Esa distinción no figuraba en la Constitución de la Segunda República (1931), cuyo artículo 8 decía lo siguiente: "El Estado español, dentro de los límites irreductibles de su territorio actual, estará integrado por Municipios mancomunados en provincias y por las regiones que se constituyan en régimen de autonomía". La diferenciación entre nacionalidades y regiones también estaba muy lejos de la imaginación de los redactores del audaz proyecto de Constitución federal de 1873 –nunca aprobada y abortada en 1874 por el golpe del general Pavía- donde los órganos de la Primera República quedaban definidos así en el artículo 43: “El Municipio, el Estado Regional y el Estado federal o Nación”.
Los ponentes de la Constitución de 1978. Sentados, a la izquierda Miquel Roca, a la derecha, Jordi Solé Tura.
La inclusión del término nacionalidades en la Constitución de 1978 fue iniciativa de Miquel Roca i Junyent, con el apoyo de Jordi Solé Tura. Eran los dos ponentes catalanes en la comisión constitucional. Un abogado y un profesor de Derecho con experiencia política a cuestas. Convergència Democràtica de Catalunya (CDC) y el Partit Socialista Unificat de Catalunya (PSUC). El ‘compromiso histórico’ de los años setenta entre el nuevo partido de las clases medias catalanistas y el partido más activo en la Catalunya de las fábricas y los barrios. Un abogado de estirpe nacionalista nacido en el exilio y un panadero autodicacta que llegó a ser catedrático de Derecho Constitucional. Un nacionalista pragmático y un eurocomunista (antiguo redactor de Radio España Independiente en Bucarest) con la mirada puesta en la socialdemocracia. En síntesis: la huella de la Assemblea de Catalunya en la Constitución española. El PSOE y el PCE estuvieron de acuerdo. UCD lo aceptó. Alianza Popular se opuso, exclamando desde la tribuna del Congreso: “¡Nación sólo hay una!”. Y los militares reactivos consiguieron que la palabra “indisoluble” se repitiese dos veces en dos líneas, por si alguna cosa no quedaba clara.
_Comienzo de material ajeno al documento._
template <class S>
__global__ __launch_bounds__(256) void plane_count(typename S::Args g) {
  __shared__ __attribute__((aligned(16))) uint32_t table[kExactTabWords];
  extern __shared__ __attribute__((aligned(16))) uint32_t blob[];
  __shared__ uint32_t rings[4][kRing * (S::kCapture ? 3 : 1)];
  __shared__ __attribute__((aligned(16))) uint32_t stashes[4][S::kCapture ? 2 * kStashWords : 4];
  __shared__ uint32_t ends[4][4 * kExactMaxPatterns];
  __shared__ unsigned long long wave_bounds[4][kExactMaxPatterns][2];
  __shared__ uint32_t wave_counts[4][kExactMaxPatterns];
  __shared__ uint32_t wave_flags[4];
  const PlaneCountParams& a = S::common(g);
  const uint32_t* tab = S::kBlobInLds ? blob : table;
  const int lane = lane_id();
  const uint32_t wid = threadIdx.x >> 6;
  const uint32_t wave = __builtin_amdgcn_readfirstlane(static_cast<uint32_t>((static_cast<uint64_t>(blockIdx.x) * blockDim.x + threadIdx.x) >> 6));
  PlaneCodes k;
  k.shift = a.code_shift;
  k.cmask = 0x03030303u << a.code_shift;
  const uint32_t c0 = static_cast<uint32_t>(a.first_block) + wave * static_cast<uint32_t>(a.span_blocks) + (wave < a.span_extra ? wave : a.span_extra);
  const uint32_t c1 = c0 + static_cast<uint32_t>(a.span_blocks) + (wave < a.span_extra ? 1u : 0u);
  const uint32_t full = static_cast<uint32_t>(a.n / kBlock);
  uint32_t fast_end = full >= 1 ? full - 1 : 0;
  if (fast_end > c1) fast_end = c1;
  if (fast_end < c0) fast_end = c0;
  const uint64_t span_base = static_cast<uint64_t>(c0) * kBlock;
  WaveState w;
  w.ring = rings[wid];
  w.stash = stashes[wid];
  w.ends = ends[wid];
  w.head = w.tail = 0;
  w.acc = 0;
  w.flags = 0;
  w.prev_rel = w.prev_valid = 0;
  w.ends[lane] = kNoEnd;
  w.ends[lane + 64] = kNoEnd;
  w.list = nullptr;
  w.list_cap = 0;
  w.list_base = 0;
  if constexpr (S::kList) {
    if (wave == 0 && lane < kCntSize)
      for (uint32_t p = 0; p < g.n_zero; p++) g.zero_counters[p][lane] = 0;
    w.list = g.hits + static_cast<uint64_t>(wave) * g.region_cap;
    w.list_cap = g.region_cap;
    w.list_base = span_base - g.offset;
  }
  bool first_batch = true;

  const uint32_t last_own = fast_end > c0 ? fast_end - 1 : c0;
  auto blk = [&](uint32_t c) { return a.text + static_cast<uint64_t>(c < last_own ? c : last_own) * kBlock; };
  const uint32_t lane_rel = static_cast<uint32_t>(lane) * 16u;
  Raw ra, rb;
  uint2 behind{0, 0};
  uint32_t c = c0;
  auto stash_put = [&](uint32_t ci, const Raw& r) __attribute__((always_inline)) {
    if constexpr (S::kCapture) {
      uint32_t* sl = w.stash + (ci & 1u) * kStashWords;
      *reinterpret_cast<uint4*>(sl + lane * 4) = r.a;
      *reinterpret_cast<uint4*>(sl + kPieceB / 4 + lane * 4) = r.b;
    }
  };
  auto spill_put = [&](uint32_t ci, uint32_t x, uint32_t y) __attribute__((always_inline)) {
    if constexpr (S::kCapture) {
      if (lane == 0) *reinterpret_cast<uint2*>(w.stash + (ci & 1u) * kStashWords + kBlock / 4) = make_uint2(x, y);
    }
  };
  if (c < fast_end) {
    load_block(blk(c), lane_rel, ra);
    load_block(blk(c + 1), lane_rel, rb);
    behind = *reinterpret_cast<const uint2*>(a.text + static_cast<uint64_t>(fast_end) * kBlock);
  }
  if (S::kList) {
  } else if (S::kBlobInLds) {
    const uint4* src = reinterpret_cast<const uint4*>(a.table);
    uint4* dst = reinterpret_cast<uint4*>(blob);
    for (uint32_t i = threadIdx.x; i < a.table_words / 4; i += blockDim.x) dst[i] = src[i];
  } else {
    for (uint32_t i = threadIdx.x; i < kExactTabWords; i += blockDim.x) table[i] = a.table[i];
  }
  __syncthreads();
  if (c < fast_end) {
    uint32_t xa = codes16(ra.a, k), xb = codes16(ra.b, k);
    stash_put(c, ra);
    if (S::kCapture) __builtin_amdgcn_sched_barrier(0);
    load_block(blk(c + 2), lane_rel, ra);
    const uint32_t behind_codes = (codes4(behind.x, k) >> k.shift) | (codes4(behind.y, k) << (8 - k.shift));
    while (c + 1 < fast_end) {
      const uint32_t ya = codes16(rb.a, k), yb = codes16(rb.b, k);
      asm volatile("" ::"v"(ya), "v"(yb));
      stash_put(c + 1, rb);
      spill_put(c, rb.a.x, rb.a.y);
      if (S::kCapture) __builtin_amdgcn_sched_barrier(0);
      if (c + 3 <= last_own) load_block(blk(c + 3), lane_rel, rb);
      {
        const uint32_t ha = wave_from_lane_above(xa, static_cast<uint32_t>(__builtin_amdgcn_readfirstlane(static_cast<int>(xb))));
        const uint32_t hb = wave_from_lane_above(xb, static_cast<uint32_t>(__builtin_amdgcn_readfirstlane(static_cast<int>(ya))));
        const uint32_t hm = S::test(xa, xb, ha, hb, g);
        push_block<S::kList, S::kCapture>(w, hm, (c - c0) * static_cast<uint32_t>(kBlock) + lane_rel, (c - c0) * static_cast<uint32_t>(kBlock), c & 1u);
      }
      __builtin_amdgcn_sched_barrier(0);
      xa = codes16(ra.a, k);
      xb = codes16(ra.b, k);
      asm volatile("" ::"v"(xa), "v"(xb));
      if (c + 2 < fast_end) {
        stash_put(c + 2, ra);
        spill_put(c + 1, ra.a.x, ra.a.y);
      } else {
        spill_put(c + 1, behind.x, behind.y);
      }
      if (S::kCapture) __builtin_amdgcn_sched_barrier(0);
      if (c + 4 <= last_own) load_block(blk(c + 4), lane_rel, ra);
      {
        const uint32_t next0 = c + 2 == fast_end ? behind_codes : static_cast<uint32_t>(__builtin_amdgcn_readfirstlane(static_cast<int>(xa)));
// ... 30 lines not shown
    const uint32_t g0 = guarded_dword(a.text, a.n, at + 16), g1 = guarded_dword(a.text, a.n, at + 20);
    const uint32_t h0 = guarded_dword(a.text, a.n, bt + 16), h1 = guarded_dword(a.text, a.n, bt + 20);
    const uint32_t ha = (codes4(g0, k) >> k.shift) | (codes4(g1, k) << (8 - k.shift));
    const uint32_t hb = (codes4(h0, k) >> k.shift) | (codes4(h1, k) << (8 - k.shift));
    const uint32_t hm = S::test(codes16(va, k), codes16(vb, k), ha, hb, g);
    if (!S::kList && w.tail - w.head > kRing - 64u) blocks_done<S>(w, tab, g, span_base, first_batch);
    if constexpr (S::kCapture) {
      Raw gr;
      gr.a = va;
      gr.b = vb;
      stash_put(c, gr);
      const uint64_t nb = (static_cast<uint64_t>(c) + 1) * kBlock;
      spill_put(c, guarded_dword(a.text, a.n, nb), guarded_dword(a.text, a.n, nb + 4));
    }
    push_block<S::kList, S::kCapture>(w, hm, (c - c0) * static_cast<uint32_t>(kBlock) + lane_rel, (c - c0) * static_cast<uint32_t>(kBlock), c & 1u);
  }
  if constexpr (S::kList) {
    if (lane == 0) g.hit_counts[wave] = w.tail;
    return;
  }
  if (w.tail - w.head > kRing) {
    w.flags |= kPcVoid;
    w.head = w.tail;
  }
  while (w.tail != w.head) {
    const uint32_t held = w.tail - w.head;
    const uint32_t m = held < 64u ? held : 64u;
    if (first_batch) check_span_start<S>(w, m, tab, g, span_base);
    first_batch = false;
    classify_batch<S>(w, m, tab, g, span_base);
  }
  if (lane < kExactMaxPatterns) {
    const bool real = lane < static_cast<int>(a.n_patterns);
    wave_counts[wid][lane] = real ? w.acc : 0u;
    const uint32_t ef = w.ends[4 * lane], efl = w.ends[4 * lane + 1], el = w.ends[4 * lane + 2], ell = w.ends[4 * lane + 3];
    const uint64_t off = real ? S::offset_of(g, tab, static_cast<uint32_t>(lane)) : 0u;
    wave_bounds[wid][lane][0] = ef != kNoEnd ? ((span_base + ef - off) | (static_cast<unsigned long long>(efl) << kPcLenShift)) : kPcNone;
    wave_bounds[wid][lane][1] = ef != kNoEnd ? ((span_base + el - off) | (static_cast<unsigned long long>(ell) << kPcLenShift)) : kPcNone;
  }
  if (lane == 0) wave_flags[wid] = w.flags;
  __syncthreads();
  if (wid != 0 || lane >= kExactMaxPatterns) return;
  uint32_t v = wave_counts[0][lane] + wave_counts[1][lane] + wave_counts[2][lane] + wave_counts[3][lane];
  if (lane == kExactMaxPatterns - 1) v = wave_flags[0] | wave_flags[1] | wave_flags[2] | wave_flags[3];
  a.wg_rows[static_cast<uint64_t>(blockIdx.x) * kExactMaxPatterns + lane] = v;
  if (lane < static_cast<int>(a.n_patterns) && v != 0) {
    unsigned long long first = kPcNone, last = kPcNone;
#pragma unroll
    for (int q = 3; q >= 0; q--)
      if (wave_bounds[q][lane][0] != kPcNone) first = wave_bounds[q][lane][0];
#pragma unroll
    for (int q = 0; q < 4; q++)
      if (wave_bounds[q][lane][1] != kPcNone) last = wave_bounds[q][lane][1];
    *reinterpret_cast<ulonglong2*>(a.wg_bounds + (static_cast<uint64_t>(blockIdx.x) * kExactMaxPatterns + lane) * 2) = ulonglong2{first, last};
  }
}
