class GRURecurFn(torch.autograd.Function):

    @staticmethod
    def forward(ctx, gi, h0, ndir, *wb):
        _need_gpu(gi, h0, *wb)
        w_hh = [w.contiguous() for w in wb[:ndir]]
        b_hh = [b.contiguous() for b in wb[ndir:]]
        gi = gi.contiguous()
        _, T, B, H3 = gi.shape
        H = H3 // 3
        h0c = None if h0 is None else h0.contiguous()
        save = any(ctx.needs_input_grad)
        y_ext, saved = _gru_forward(gi, w_hh, b_hh, h0c, T, B, H, ndir, save)
        if save:
            ctx.save_for_backward(y_ext, saved, *w_hh)
            ctx.form = saved.launch_form
        ctx.params = wb
        ctx.dims = (T, B, H, ndir)
        ctx.has_h0 = h0 is not None
        return y_ext

    @staticmethod
    def backward(ctx, dy_ext):
        y_ext, saved, *w_hh = ctx.saved_tensors
        T, B, H, ndir = ctx.dims
        need_dh0 = ctx.has_h0 and ctx.needs_input_grad[1]
        dgi, dghn, dh0 = _gru_backward(dy_ext[1:T + 1], None, y_ext, saved, w_hh, T, B, H, ndir, need_dh0, form=ctx.form)
        if need_dh0:
            dh0[0] += dy_ext[0, :, :H]
            if ndir == 2:
                dh0[1] += dy_ext[T + 1, :, H:]
        probs, rets = _recurrent_grad_problems(dgi, dghn, y_ext, ctx.params[:ndir], ctx.params[ndir:], T, B, H, ndir)
        gemm_tn_grouped(probs, y_ext.device)
        return (dgi, dh0, None, *[r[0] for r in rets], *[r[1] for r in rets])


HN_NONE, HN_STACK, HN_SUM = 0, 1, 2


FMT_X_SPLIT4, FMT_Y_SPLIT4 = 1, 2


def split4_mode():
    return lib().xps_get_gemm_precision() == 1 and bool(_switches.get('XPS_SPLIT4'))


def layer_output_split4_ok(T, B, H, ndir, drop_p):
    return bool(drop_p and drop_p > 0.0 and split4_mode() and H > 256 and (ndir * H) % 4 == 0
                and not fused_dropout_supported(T, B, H, ndir))


def _presplit_weights_ok(rows, In, H3):
    return (split4_mode() and In % 4 == 0 and rows >= 4096 and In * H3 >= _switches.get('XPS_SPLIT4_WEIGHTS_MIN')
            and bool(_switches.get('XPS_SPLIT4_WEIGHTS')))


def skinny_dx_wanted(rows, In, K):
    return (bool(_switches.get('XPS_SKINNY_DX')) and split4_mode() and In % 4 == 0 and In < 256 and rows % 256 == 0
            and rows >= 96 * 256 and K % 32 == 0 and K >= 512 and bool(_switches.get('XPS_GEMM_DMA')))


def split4_pad(w, ldo):
    w = w.contiguous()
    out = torch.empty(w.shape[0], ldo, dtype=_f32, device=w.device)
    call('xps_split4_pad_f32', _ptr(w), w.shape[1], w.shape[0], w.shape[1], _ptr(out), ldo, _stream())
    return out


def split4(x, drop_p=0.0, seed=0):
    out = torch.empty_like(x)
    call('xps_split4_f32', _ptr(x), _ptr(out), x.numel(), float(drop_p), int(seed), _stream())
    return out
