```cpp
static int check_loss_desc(const thz_asm_desc* d, const thz_loss_desc* l) {
  const int Ho = d->unpad ? d->H : d->H + 2 * d->pad_h, Wo = d->unpad ? d->W : d->W + 2 * d->pad_w;
  if (l->B != d->Z * d->B || l->C != d->C || l->H != Ho || l->W != Wo)
    return fail(THZ_E_ARG, "loss field %dx%dx%dx%d does not match the ASM output %dx%dx%dx%d", l->B, l->C, l->H, l->W,
                d->B, d->C, Ho, Wo);
  if (!(l->tB == 1 || l->tB == l->B) || !(l->tC == 1 || l->tC == l->C))
    return fail(THZ_E_ARG, "target %dx%d does not broadcast over %dx%d", l->tB, l->tC, l->B, l->C);
  return THZ_OK;
}

static int asm_forward_impl(const thz_asm_desc* d, const void* in, void* out, void* workspace, size_t workspace_bytes,
                            thz_stream_t stream, const AsmFused& f) {
  AsmPlan p;
  int e = asm_plan(d, Pipe::Planes, 0, (in || f.grad.field) && out, workspace, workspace_bytes, stream, &p);
// ... 460 lines not shown
```

quantizationawarethzdoe_amd/csrc/thz_common.hpp:

```cpp
#pragma once
#include <hip/hip_runtime.h>

#include <cstdarg>
#include <cstdio>
#include <string>

#include "../../include/thzdoe.h"
#include "thz_fft.hpp"

namespace thz {

void set_error(const char* fmt, ...);
int fail(int code, const char* fmt, ...);

#define THZ_HIP_CHECK(expr)                                                                  \
  do {                                                                                       \
    hipError_t _e = (expr);                                                                  \
    if (_e != hipSuccess)                                                                    \
      return ::thz::fail(THZ_E_HIP, "%s failed: %s (%s:%d)", #expr, hipGetErrorString(_e),   \
                         __FILE__, __LINE__);                                                \
  } while (0)

#define THZ_LAUNCH_CHECK() THZ_HIP_CHECK(hipGetLastError())

constexpr int FFT_MAX_N = 16384;

int get_plan(int n, FftPlan* out);

struct KernelTimer {
  const char* name;
  hipStream_t stream;
  hipEvent_t start = nullptr;
  KernelTimer(const char* n, hipStream_t s);
  void stop();
};

int fft_rows_strided(const void* in, void* out, int rows, int n, size_t stride, int inverse, hipStream_t s);

inline int fft_threads(int n) {
  int t = (n + FFT_MAXV - 1) / FFT_MAXV;
  t = (t + 63) / 64 * 64;
  if (t < 64) t = 64;
  return t;
}
inline size_t fft_lds_bytes(int n) { return (size_t)(lds_floats2(n) + tw_lds_count(n)) * sizeof(float2); }
inline size_t fft_lds_bytes_io(int n) {
  const bool pow2 = n >= 1024 && n <= 16384 && (n & (n - 1)) == 0;
  if (pow2) return (size_t)(lds_split_f2(n) + tw_lds_count(n)) * sizeof(float2);
  return fft_lds_bytes(n);
}

}
```

quantizationawarethzdoe_amd/csrc/thz_fft.hpp:

```cpp
#pragma once
#include <hip/hip_runtime.h>

#include <type_traits>
#include <utility>

namespace thz {

constexpr int FFT_MAX_STAGES = 24;
__host__ __device__ constexpr int row_waves_per_eu(int n) { return n >= 8192 ? 8 : 1; }
#define THZ_ROW_ATTR __attribute__((amdgpu_waves_per_eu(row_waves_per_eu(PN))))
constexpr int FFT_MAXV = 16;
__host__ __device__ constexpr int pow2_v(int) { return 16; }
constexpr int pow2_log(int v) { return v <= 1 ? 0 : 1 + pow2_log(v >> 1); }

struct FftPlan {
  int n;
  int nst;
  int radix[FFT_MAX_STAGES];
  const float2* tw;
};

__device__ __forceinline__ int padx(int a) { return a + (a >> 4); }
__host__ __device__ constexpr int lds_floats2(int n) { return n + (n >> 4) + 1; }

// ... 665 lines not shown
      __syncthreads();
#pragma unroll
      for (int m = 0; m < MB; ++m) {
        const int i = tid + m * T;
        const int k = i & (L - 1);
        const int i0 = m * T, k0 = i0 & (L - 1), j0 = (i0 - k0) * R + k0;
        float* dst = lds + split_lay<L>((i - k) * R + k);
#pragma unroll
        for (int r = 0; r < R; ++r)
          dst[split_lay<L>(j0 + r * L) - split_lay<L>(j0)] = part ? v[m][r].y : v[m][r].x;
      }
      __syncthreads();
      if constexpr (PAIR) {
        constexpr int LP = N / 32;
        const float* src = lds + split_lay<L>(pair_i(tid) + ((tid >> 5) & 1) * LP);
#pragma unroll
        for (int s = 0; s < 16; ++s) {
          const float x = src[split_lay<L>(2 * s * LP) - split_lay<L>(0)];
          if (part) nx[0][s].y = x;
          else nx[0][s].x = x;
        }
      } else {
#pragma unroll
        for (int m = 0; m < MB2; ++m) {
          const float* src = lds + split_lay<L>(tid + m * T);
#pragma unroll
          for (int r = 0; r < R2; ++r) {
            const float x = src[split_lay<L>(m * T + r * NB2) - split_lay<L>(m * T)];
            if (part) nx[m][r].y = x;
            else nx[m][r].x = x;
          }
        }
      }
    }
    if constexpr (PAIR) {
      stage_r32_pair_last<INV, N>(tw, tid, nx[0], sv);
    } else {
      auto in2 = [&](int m, int r, int) { return nx[m][r]; };
      fft_pow2_split_io<INV, N, T, MODE, S + 1, L * R>(lds, tw, tid, in2, sv);
    }
  }
  }
}

template <int N>
__device__ __forceinline__ float2* tw_slot(float2* lds) {
  return lds + lds_split_f2(N);
}
template <bool INV, int N, int T, int MODE, class Tw, class Ld, class Sv, class Hook = NoHook>
__device__ __forceinline__ void fft_pow2_run(float2* lds, const Tw& tw, int tid, Ld& ld, Sv& sv, Hook hook = Hook{}) {
  fft_pow2_split_io<INV, N, T, MODE>(reinterpret_cast<float*>(lds), tw, tid, ld, sv, hook);
}

template <bool INV, int N, int T, class Tw>
__device__ __forceinline__ void fft_pow2(float2* lds, const Tw& tw, int tid) {
  NoIO io;
  fft_pow2_io<INV, N, T, false, true, true>(lds, tw, tid, io, io);
}

template <bool INV, int N, int T, int L, int R, bool FIRST, bool LAST, int MW, class Ld, class Sv>
__device__ __forceinline__ void mx_stage(float2* lds, const float2 (&w1)[MW], const float2* __restrict__ tw, int tid,
                                         Ld& ld, Sv& sv) {
  constexpr int NB = N / R;
  constexpr int MB = (NB + T - 1) / T;
  static_assert(MB <= MW, "mixed plan: twiddle registers");
  float2 v[MB][R];
#pragma unroll
  for (int m = 0; m < MB; ++m) {
    const int i = tid + m * T;
    if (NB % T == 0 || i < NB) {
#pragma unroll
      for (int r = 0; r < R; ++r) {
        if constexpr (FIRST) v[m][r] = ld(m, r, i + r * NB);
        else v[m][r] = lds[i + r * NB];
      }
      if constexpr (L > 1) {
        const float2 w = w1[m];
        float2 wr = w;
#pragma unroll
        for (int r = 1; r < R; ++r) {
          v[m][r] = cmul_tw<INV>(v[m][r], wr);
          if (r + 1 < R) wr = cmul(wr, w);
        }
      }
      dftR<R, INV>(v[m]);
    }
  }
  if constexpr (LAST) {
    static_assert(L * R == N, "mixed plan: radices must multiply to N");
#pragma unroll
    for (int m = 0; m < MB; ++m) {
      const int i = tid + m * T;
      if (NB % T == 0 || i < NB) {
#pragma unroll
        for (int r = 0; r < R; ++r) sv(m, r, i + r * NB, v[m][r]);
      }
    }
  } else {
    __syncthreads();
#pragma unroll
    for (int m = 0; m < MB; ++m) {
      const int i = tid + m * T;
      if (NB % T == 0 || i < NB) {
        const int k = i % L;
        const int j = (i - k) * R + k;
#pragma unroll
// ... 87 lines not shown
```
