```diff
@@ -565,14 +581,19 @@
     }
     if constexpr (BM == 256) QA_REQUIRE(linear && !elu, "conv_gemm: the 256 x 128 tile exists for LINEAR layers only");
     constexpr int BK16 = BN >= 64 ? 16 : 32;
-    if (bk16 && linear) launch_instance<BM, BN, WM, WN, false, BK16, true>(p, tiles, stream);
+    int rc = QA_OK;
+    if (bk16 && linear && !elu) rc = launch_instance<BM, BN, WM, WN, false, BK16, true>(p, tiles, stream);
     else if constexpr (BM != 256) {
-        if (bk16) launch_instance<BM, BN, WM, WN, false, BK16, false>(p, tiles, stream);
-        else if (elu) launch_instance<BM, BN, WM, WN, true, 32, false>(p, tiles, stream);
-        else if (linear) launch_instance<BM, BN, WM, WN, false, 32, true>(p, tiles, stream);
-        else launch_instance<BM, BN, WM, WN, false, 32, false>(p, tiles, stream);
+        if (bk16 && elu) {
+            QA_REQUIRE(BM == 128 && BN == 128, "conv_gemm: the one-buffer ELU instances exist for the 128 x 128 tile only");
+            if constexpr (BM == 128 && BN == 128) rc = launch_instance<BM, BN, WM, WN, true, 16, false>(p, tiles, stream);
+        } else if (bk16) rc = launch_instance<BM, BN, WM, WN, false, BK16, false>(p, tiles, stream);
+        else if (elu) rc = launch_instance<BM, BN, WM, WN, true, 32, false>(p, tiles, stream);
+        else if (linear) rc = launch_instance<BM, BN, WM, WN, false, 32, true>(p, tiles, stream);
+        else rc = launch_instance<BM, BN, WM, WN, false, 32, false>(p, tiles, stream);
     }
     if (prof) profile_record_end(stream);
+    if (rc != QA_OK) return rc;
     QA_LAUNCH_CHECK();
     return QA_OK;
 }
@@ -597,7 +618,7 @@
 static double tile_cost(const TileQuery& t, int cfg, int bm, int bn, double eff) {
     constexpr double kTile = 128.0 * 128.0, kRamp = 0.22, kLaunch = 0.27 * 512.0;
     const long long tiles = ceil_div(t.M, bm) * ceil_div(t.N, bn);
-    const long long w = workgroups_per_cu(cfg, takes_bk16(bm, bn, tiles, (int)t.K, t.C_in, t.elu), t.split);
+    const long long w = workgroups_per_cu(cfg, takes_bk16(bm, bn, tiles, (int)t.K, t.C_in, t.elu, t.split), t.split);
     const long long n = tiles * (t.share > 1 ? t.share : 1), cap = 256 * w;
     const long long rounds = ceil_div(n, cap), m = n - (rounds - 1) * cap;
     double last = 0.5 * ((double)ceil_div(m, 256) + (double)m / 256.0);
@@ -713,6 +734,22 @@
 
 }
 
+extern "C" int qa_debug_conv1d_cl_ex(const qa_conv_args* args, int dilation, const int* lens, int len_mul, void* stream) {
+    if (!args || dilation < 1) {
+        qa::set_error("qa_debug_conv1d_cl_ex: bad argument");
+        return QA_ERR_INVALID;
+    }
+    qa::ConvParams p;
+    QA_TRY(qa::conv_params_from_args(*args, &p));
+    p.dilation = dilation;
+    if (lens) {
+        p.lens = lens;
+        p.len_mul = len_mul;
+        p.max_pad = args->pad_left > args->pad_right ? args->pad_left : args->pad_right;
+    }
+    return qa::launch_conv_gemm(p, static_cast<hipStream_t>(stream));
+}
+
 extern "C" int qa_debug_conv_gemm_tile(long long M, long long N, long long K, int ksize, int linear, int math_fp32, int share) {
     if (M <= 0 || N <= 0 || K <= 0 || ksize < 1 || K % ksize != 0 || M >= (1LL << 31) || N >= (1LL << 31) || K >= (1LL << 31)) {
         qa::set_error("qa_debug_conv_gemm_tile: bad argument");
diff --git a/unified_audio_amd/csrc/conv_offsets.h b/unified_audio_amd/csrc/conv_offsets.h
--- /dev/null
+++ b/unified_audio_amd/csrc/conv_offsets.h
@@ -0,0 +1,23 @@
+#pragma once
+#include <cstdint>
+
+namespace qa {
+
+constexpr int64_t CONV_OFFSET_LIMIT = INT64_C(1) << 31;
+
+inline int64_t conv_tile_offset_span(int64_t bm, int64_t t_out, int64_t t_in, int64_t ldx) {
+    if (bm <= 0 || t_out <= 0 || t_in <= 0 || ldx <= 0) return 0;
+    const int64_t clips = bm / t_out + (bm % t_out != 0) + 1;
+    if (t_in > INT64_MAX / ldx) return INT64_MAX;
+    const int64_t clip = t_in * ldx;
+    if (clip > INT64_MAX / clips) return INT64_MAX;
+    return clips * clip;
+}
+
+inline bool conv_tile_offsets_fit(int64_t bm, int64_t t_out, int64_t t_in, int64_t ldx, int64_t* span) {
+    const int64_t s = conv_tile_offset_span(bm, t_out, t_in, ldx);
+    if (span) *span = s;
+    return s < CONV_OFFSET_LIMIT;
+}
+
+}
```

(Al escribir estas líneas me viene a la memoria el tablón de anuncios de la 5ª Compañía del Batallón Nápoles de la Brigada de Infantería de Reserva (BRIR) del campamento Álvarez de Sotomayor, en Viator (Almería), en cuyo estadillo de efectivos figuré durante catorce meses como soldado y cabo. Años 1979-80. Un tablón de anuncios que exhibía en lugar bien visible el testamento político del general Franco. Ya se habían celebrado las primeras elecciones democráticas. La Constitución ya había sido aprobada y refrendada. Y el testamento de Franco seguía allí).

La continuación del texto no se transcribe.